## Prompt
Check each line of the listing below for the string "return", then copy every line that has it.

** Material provided follows **

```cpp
struct ChaChaRng {
  u32 key[8];
// ... 23 lines not shown
      PVW_QR(x2, x7, x8, x13) PVW_QR(x3, x4, x9, x14)
    }
    buf[0] = x0 + 0x61707865; buf[1] = x1 + 0x3320646e; buf[2] = x2 + 0x79622d32; buf[3] = x3 + 0x6b206574;
    buf[4] = x4 + key[0]; buf[5] = x5 + key[1]; buf[6] = x6 + key[2]; buf[7] = x7 + key[3];
    buf[8] = x8 + key[4]; buf[9] = x9 + key[5]; buf[10] = x10 + key[6]; buf[11] = x11 + key[7];
    buf[12] = x12 + (u32)counter; buf[13] = x13 + (u32)(counter >> 32); buf[14] = x14 + s0; buf[15] = x15 + s1;
    ++counter;
    pos = 0;
  }
  PVW_HD u32 next_u32() {
    if (pos == 16) refill();
    u32 v = 0;
#pragma unroll
    for (int i = 0; i < 16; ++i) v = (i == pos) ? buf[i] : v;
    ++pos;
    return v;
  }
  PVW_HD u64 next_u64() {
    u64 lo = next_u32();
    u64 hi = next_u32();
    return lo | (hi << 32);
  }
};

template <class Emit>
PVW_HD void sample_cbd_poly(ChaChaRng& g, u32 l, bool half, u32 v, Emit emit) {
  if (half && g.pos == 16) {
    for (u32 s0 = 0; s0 < l; s0 += 8) {
      g.refill();
#pragma unroll
      for (int i = 0; i < 8; ++i)
        if (s0 + i < l) emit(s0 + i, (i64)(g.buf[2 * i] & 1) - (i64)(g.buf[2 * i + 1] & 1));
      const u32 used = (l - s0) < 8 ? 2 * (l - s0) : 16;
      g.pos = (int)used;
    }
    return;
  }
  if (half) {
    for (u32 s = 0; s < l; ++s) {
      i64 b1 = g.next_u32() & 1;
      i64 b2 = g.next_u32() & 1;
      emit(s, b1 - b2);
    }
    return;
  }
  u32 nbits = 4 * v;
// ... 90 lines not shown
```

### pvw_rs_amd/csrc/pvw_kernels.h

```cpp
#pragma once
#include <hip/hip_runtime.h>

#include "pvw_arith.h"
#include "pvw_chacha.h"
#include "pvw_decode.h"

#ifndef PVW_TUNING
#define PVW_TUNING 0
#endif
#if PVW_TUNING
#include <cstdlib>
#define PVW_ENV_INT(name, dflt) ([]() -> long { const char* e_ = getenv(name); return e_ ? atol(e_) : (long)(dflt); }())
#else
#define PVW_ENV_INT(name, dflt) ((long)(dflt))
#endif

namespace pvw {

enum { DOM_R = 0, DOM_E1 = 1, DOM_E2 = 2, DOM_SK = 3, DOM_EKEY = 4, DOM_CRS = 5, DOM_GAUSS = 6, DOM_PK = 7, DOM_CALL = 8 };

struct RndState {
  u32 seed[8];
  u64 counter;
  u64 base;
// ... 34 lines not shown
struct SampleJob {
  u32 kind;
  u32 domain;
  u32 index0;
  u32 count;
  u32 out_poly0;
  u32 cbd_half;
  u32 cbd_v;
  u64 bound;
};

struct MacSection {
  const u64* M = nullptr;
  const u64* addend = nullptr;
  u64* out = nullptr;
  u32 nrows = 0;
  u32 row_blocks = 0;
  MacSection() = default;
  MacSection(const u64* M_, const u64* addend_, u64* out_, u32 nrows_) : M(M_), addend(addend_), out(out_), nrows(nrows_) {}
  const i64* e_small = nullptr;
  const u64* scalars = nullptr;
  u64* rnd_ctr = nullptr;
  u64 rnd_adv = 0;
};
hipError_t launch_prep(const i64* coeffs, const u64* scalars, u64* out, size_t stride_poly,
                       size_t stride_limb, u32 count, bool do_ntt, const DevTables& t, u32 L,
                       u32 ell, hipStream_t s, u32 group = 0, size_t stride_group = 0);
hipError_t launch_transpose_polys(const u64* src, u64* dst, u32 k, u32 words, hipStream_t s);
hipError_t launch_ntt(u64* polys, size_t count, bool inverse, const DevTables& t, u32 L, u32 ell,
                      hipStream_t s);
hipError_t launch_tile(const u64* src, u64* M, u32 rows, u32 row0_tiled, u32 k, u32 L, u32 ell,
                       bool ntt_first, const DevTables& t, hipStream_t s);
hipError_t launch_untile(const u64* M, u64* dst, u32 rows, u32 row0_tiled, u32 k, u32 L, u32 ell,
                         bool intt_after, const DevTables& t, hipStream_t s);
hipError_t launch_fill_uniform_tiled(u64* M, const ChaChaKey& key, u32 domain, u32 rows,
                                     u32 row0_tiled, u32 grow0, u32 k, u32 L, u32 ell,
                                     const DevTables& t, hipStream_t s);
struct PrologueJob {
  SampleJob sj;
  const i64* explicit_coeffs;
  const u64* scalars;
  u64* out;
  size_t stride_poly, stride_limb;
  u32 key_idx;
  u32 rep_key;
  u32 rep_index0;
  size_t rep_out, rep_scalars, rep_coeffs;
// ... 137 lines not shown
```

### pvw_rs_amd/csrc/pvw_mac.hip

```cpp
#include <hip/hip_runtime.h>

#include "pvw_arith.h"
#include "pvw_chacha.h"
#include "pvw_dev.h"
#include "pvw_kernels.h"

namespace pvw {

#if PVW_TUNING
#define PVW_STAMP_MAX 65536
__device__ u64 g_stamp_buf[2 * PVW_STAMP_MAX];
__device__ u32 g_stamp_hw[PVW_STAMP_MAX];
#endif
template <bool STAMP>
__device__ __forceinline__ void stamp_begin(u32 item) {
#if PVW_TUNING
  if constexpr (STAMP) {
    if (threadIdx.x == 0 && item < PVW_STAMP_MAX) {
      g_stamp_buf[2 * item] = __builtin_amdgcn_s_memrealtime();
      g_stamp_hw[item] = (__builtin_amdgcn_s_getreg(20 | (0 << 6) | (3 << 11)) << 28) | ((blockIdx.x & 7u) << 24) |
                         (__builtin_amdgcn_s_getreg(4 | (0 << 6) | (31 << 11)) & 0x00ffffffu);
    }
  }
#endif
// ... 148 lines not shown
    if (out_row < it.nrows) {
      v2u64 s = mac_partials_sum(lds, lane, m);
      if (it.has_addend()) {
        s.x = addmod(s.x, add_pf.x, m.q);
        s.y = addmod(s.y, add_pf.y, m.q);
      }
      reinterpret_cast<v2u64*>(it.out)[out_o] = s;
    }
  }
}
template <int ELL, bool STAMP>
__device__ __forceinline__ void mac_finish(MacFrame<ELL>& f, const DevTables& t, v2u64* lds, typename SmallAddend<ELL>::Lds& adl) {
  const Mod m = t.mods[f.limb];
  if constexpr (ELL <= 16) {
    if (f.wave == 0 && f.it.e_small) f.add_pf = mac_small_make<ELL>(f.it, t, m, f.small, f.lane, f.rho, f.sp, adl.w);
  }
  v2u64 part;
  part.x = acc_reduce(f.a0, m);
  part.y = acc_reduce(f.a1, m);
  mac_epilogue(lds, part, m, f.it, f.wave, f.lane, f.out_row, f.out_o, f.add_pf);
  stamp_end<STAMP>(f.item);
}

template <int ELL, int U, bool ILV = false, bool STAMP = false>
__global__ __launch_bounds__(256) void mac_rows_kernel(MacSection sa, MacSection sb, const u64* __restrict__ rhat, DevTables t, u32 k, u32 L) {
  constexpr int NW = 4;
  constexpr int HALF = ELL / 2;
  constexpr int JC = ELL <= 16 ? 64 : (ELL == 32 ? 32 : 16);
  __shared__ v2u64 lds[NW * JC * HALF];
  __shared__ typename SmallAddend<ELL>::Lds adl;
  static_assert(JC * HALF >= 64, "the wave partials reuse the r-hat slabs");
  MacFrame<ELL> f;
  mac_frame<ELL, STAMP>(f, sa, sb, rhat, k, L, lds, JC * HALF);
  const u32 wave = f.wave, lane = f.lane, sp = f.sp;
  const u32 kq = ILV ? k / NW : (k + NW - 1) / NW;
  const u32 j0 = ILV ? 0 : (wave * kq < k ? wave * kq : k);
  const u32 j1 = ILV ? kq : ((j0 + kq) < k ? (j0 + kq) : k);
  auto gmap = [&](u32 tt) -> u32 { return ILV ? (tt / U) * NW * U + wave * U + tt % U : tt; };

  const v2u64* Mp = reinterpret_cast<const v2u64*>(f.it.M + ((size_t)f.it.rb * L + f.limb) * (size_t)k * 128) + lane;
  const v2u64* rp = f.rp;
  v2u64* lw = f.lw;
  Acc &a0 = f.a0, &a1 = f.a1;

  for (u32 jc = j0; jc < j1; jc += JC) {
    const u32 cnt = (j1 - jc) < (u32)JC ? (j1 - jc) : (u32)JC;
    auto ld = [&](u32 tile) -> v2u64 { return __builtin_nontemporal_load(Mp + (size_t)gmap(jc + tile) * 64); };
    __builtin_amdgcn_wave_barrier();
    v2u64 x[U];
    const bool full = cnt >= U;
    if (full) {
#pragma unroll
      for (int u = 0; u < U; ++u) x[u] = ld(u);
    }
    if (jc == j0) mac_addend_request(f);
    constexpr int RN = JC * HALF / 64;
// ... 46 lines not shown
}

#ifndef PVW_PACKED_WPC
#define PVW_PACKED_WPC 2
#endif
template <int N>
__device__ __forceinline__ u64 pk_word(const v2u64 (&a)[N], int idx) { return (idx & 1) ? a[idx >> 1].y : a[idx >> 1].x; }
template <int W, int N>
__device__ __forceinline__ u64 pk_get(const v2u64 (&a)[N], int bit) {
  const int idx = bit >> 6, sh = bit & 63;
  u64 v = pk_word(a, idx) >> sh;
  if (sh + W > 64) v |= pk_word(a, idx + 1) << (64 - sh);
  return v & ((1ull << W) - 1);
}
template <int ELL, bool STAMP = false>
__global__ __launch_bounds__(256, PVW_PACKED_WPC) void mac_rows_packed61_kernel(MacSection sa, MacSection sb, const u64* __restrict__ rhat,
                                                                               DevTables t, u32 k, u32 L) {
  constexpr int HALF = ELL / 2, JC = 64, NW = 4, W = 61;
  static_assert(ELL <= 16, "one period of 64 j per r-hat slab");
  __shared__ v2u64 lds[NW * JC * HALF];
  __shared__ typename SmallAddend<ELL>::Lds adl;
  MacFrame<ELL> f;
  mac_frame<ELL, STAMP>(f, sa, sb, rhat, k, L, lds, JC * HALF);
  const u32 wave = f.wave, lane = f.lane, sp = f.sp;
  const u32 kq = k / NW, periods = kq / 64;
  const u32 chunks = k / 64 * W;
  const v2u64* Pp = reinterpret_cast<const v2u64*>(f.it.M) + (((size_t)f.it.rb * L + f.limb) * chunks + (size_t)wave * periods * W) * 64 + lane;
  const v2u64* rp = f.rp + (size_t)wave * kq * HALF;
  v2u64* lw = f.lw;
  Acc &a0 = f.a0, &a1 = f.a1;
  auto ldc = [&](u32 c) -> v2u64 { return __builtin_nontemporal_load(Pp + (size_t)c * 64); };
  v2u64 xa[16], xb[16];
#pragma unroll
  for (int u = 0; u < 16; ++u) xa[u] = ldc(u);
  mac_addend_request(f);
  for (u32 pd = 0; pd < periods; ++pd) {
    const u32 cb = pd * W;
    __builtin_amdgcn_wave_barrier();
    constexpr int RN = JC * HALF / 64;
    v2u64 rv[RN];
#pragma unroll
    for (int x = 0; x < RN; ++x) rv[x] = rp[(size_t)pd * 64 * HALF + lane + 64 * x];
#pragma unroll
    for (int x = 0; x < RN; ++x) lw[lane + 64 * x] = rv[x];
    __builtin_amdgcn_fence(__ATOMIC_RELEASE, "wavefront");
    __builtin_amdgcn_wave_barrier();
// ... 12 lines not shown
        const v2u64 r = lw[(16 * g + jj) * HALF + sp];
        acc_mac_dev(a0, xv, r.x);
        acc_mac_dev(a1, yv, r.y);
      }
      if (g < 3) nxt[0] = cur[15];
    };
    group(0, xa, xb);
    group(1, xb, xa);
    group(2, xa, xb);
    group(3, xb, xa);
  }
  mac_finish<ELL, STAMP>(f, t, lds, adl);
}

template <int ELL, int W, bool STAMP = false>
__global__ __launch_bounds__(256, PVW_PACKED_WPC) void mac_rows_packedw_kernel(MacSection sa, MacSection sb, const u64* __restrict__ rhat,
                                                                              DevTables t, u32 k, u32 L) {
  constexpr int HALF = ELL / 2, JC = 64, NW = 4, CG = W / 4;
  static_assert(ELL <= 16 && W % 4 == 0 && W < 64, "whole chunks per group");
  __shared__ v2u64 lds[NW * JC * HALF];
  __shared__ typename SmallAddend<ELL>::Lds adl;
  MacFrame<ELL> f;
  mac_frame<ELL, STAMP>(f, sa, sb, rhat, k, L, lds, JC * HALF);
  const u32 wave = f.wave, lane = f.lane, sp = f.sp;
  const u32 kq = k / NW, gw = kq / 16;
  const u32 chunks = k / 16 * CG;
  const v2u64* Pp = reinterpret_cast<const v2u64*>(f.it.M) + (((size_t)f.it.rb * L + f.limb) * chunks + (size_t)wave * gw * CG) * 64 + lane;
  const v2u64* rp = f.rp + (size_t)wave * kq * HALF;
  v2u64* lw = f.lw;
  Acc &a0 = f.a0, &a1 = f.a1;
  auto ldc = [&](u32 c) -> v2u64 { return __builtin_nontemporal_load(Pp + (size_t)c * 64); };
  v2u64 xa[CG], xb[CG];
#pragma unroll
  for (int u = 0; u < CG; ++u) xa[u] = ldc(u);
  mac_addend_request(f);
  auto group = [&](const u32 g, v2u64 (&cur)[CG], v2u64 (&nxt)[CG]) {
    constexpr int RN = JC * HALF / 64;
    const bool slab = (g & 3) == 0;
    v2u64 rv[RN];
    if (slab) {
      const u32 cnt = (gw - g) < 4 ? (gw - g) * 16 : 64;
      __builtin_amdgcn_wave_barrier();
#pragma unroll
      for (int x = 0; x < RN; ++x) {
        const u32 idx = lane + 64 * x;
        rv[x] = rp[(size_t)g * 16 * HALF + (idx < cnt * HALF ? idx : 0)];
// ... 345 lines not shown
```

### rust/pvw-hip-sys/src/lib.rs

```rust
#![allow(non_camel_case_types)]

use std::os::raw::{c_char, c_void};
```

** End of Material provided **

## Solution for this exercise
    return v;
    return lo | (hi << 32);
    return;
    return;
#define PVW_ENV_INT(name, dflt) ([]() -> long { const char* e_ = getenv(name); return e_ ? atol(e_) : (long)(dflt); }())
  auto gmap = [&](u32 tt) -> u32 { return ILV ? (tt / U) * NW * U + wave * U + tt % U : tt; };
    auto ld = [&](u32 tile) -> v2u64 { return __builtin_nontemporal_load(Mp + (size_t)gmap(jc + tile) * 64); };
__device__ __forceinline__ u64 pk_word(const v2u64 (&a)[N], int idx) { return (idx & 1) ? a[idx >> 1].y : a[idx >> 1].x; }
  return v & ((1ull << W) - 1);
  auto ldc = [&](u32 c) -> v2u64 { return __builtin_nontemporal_load(Pp + (size_t)c * 64); };
  auto ldc = [&](u32 c) -> v2u64 { return __builtin_nontemporal_load(Pp + (size_t)c * 64); };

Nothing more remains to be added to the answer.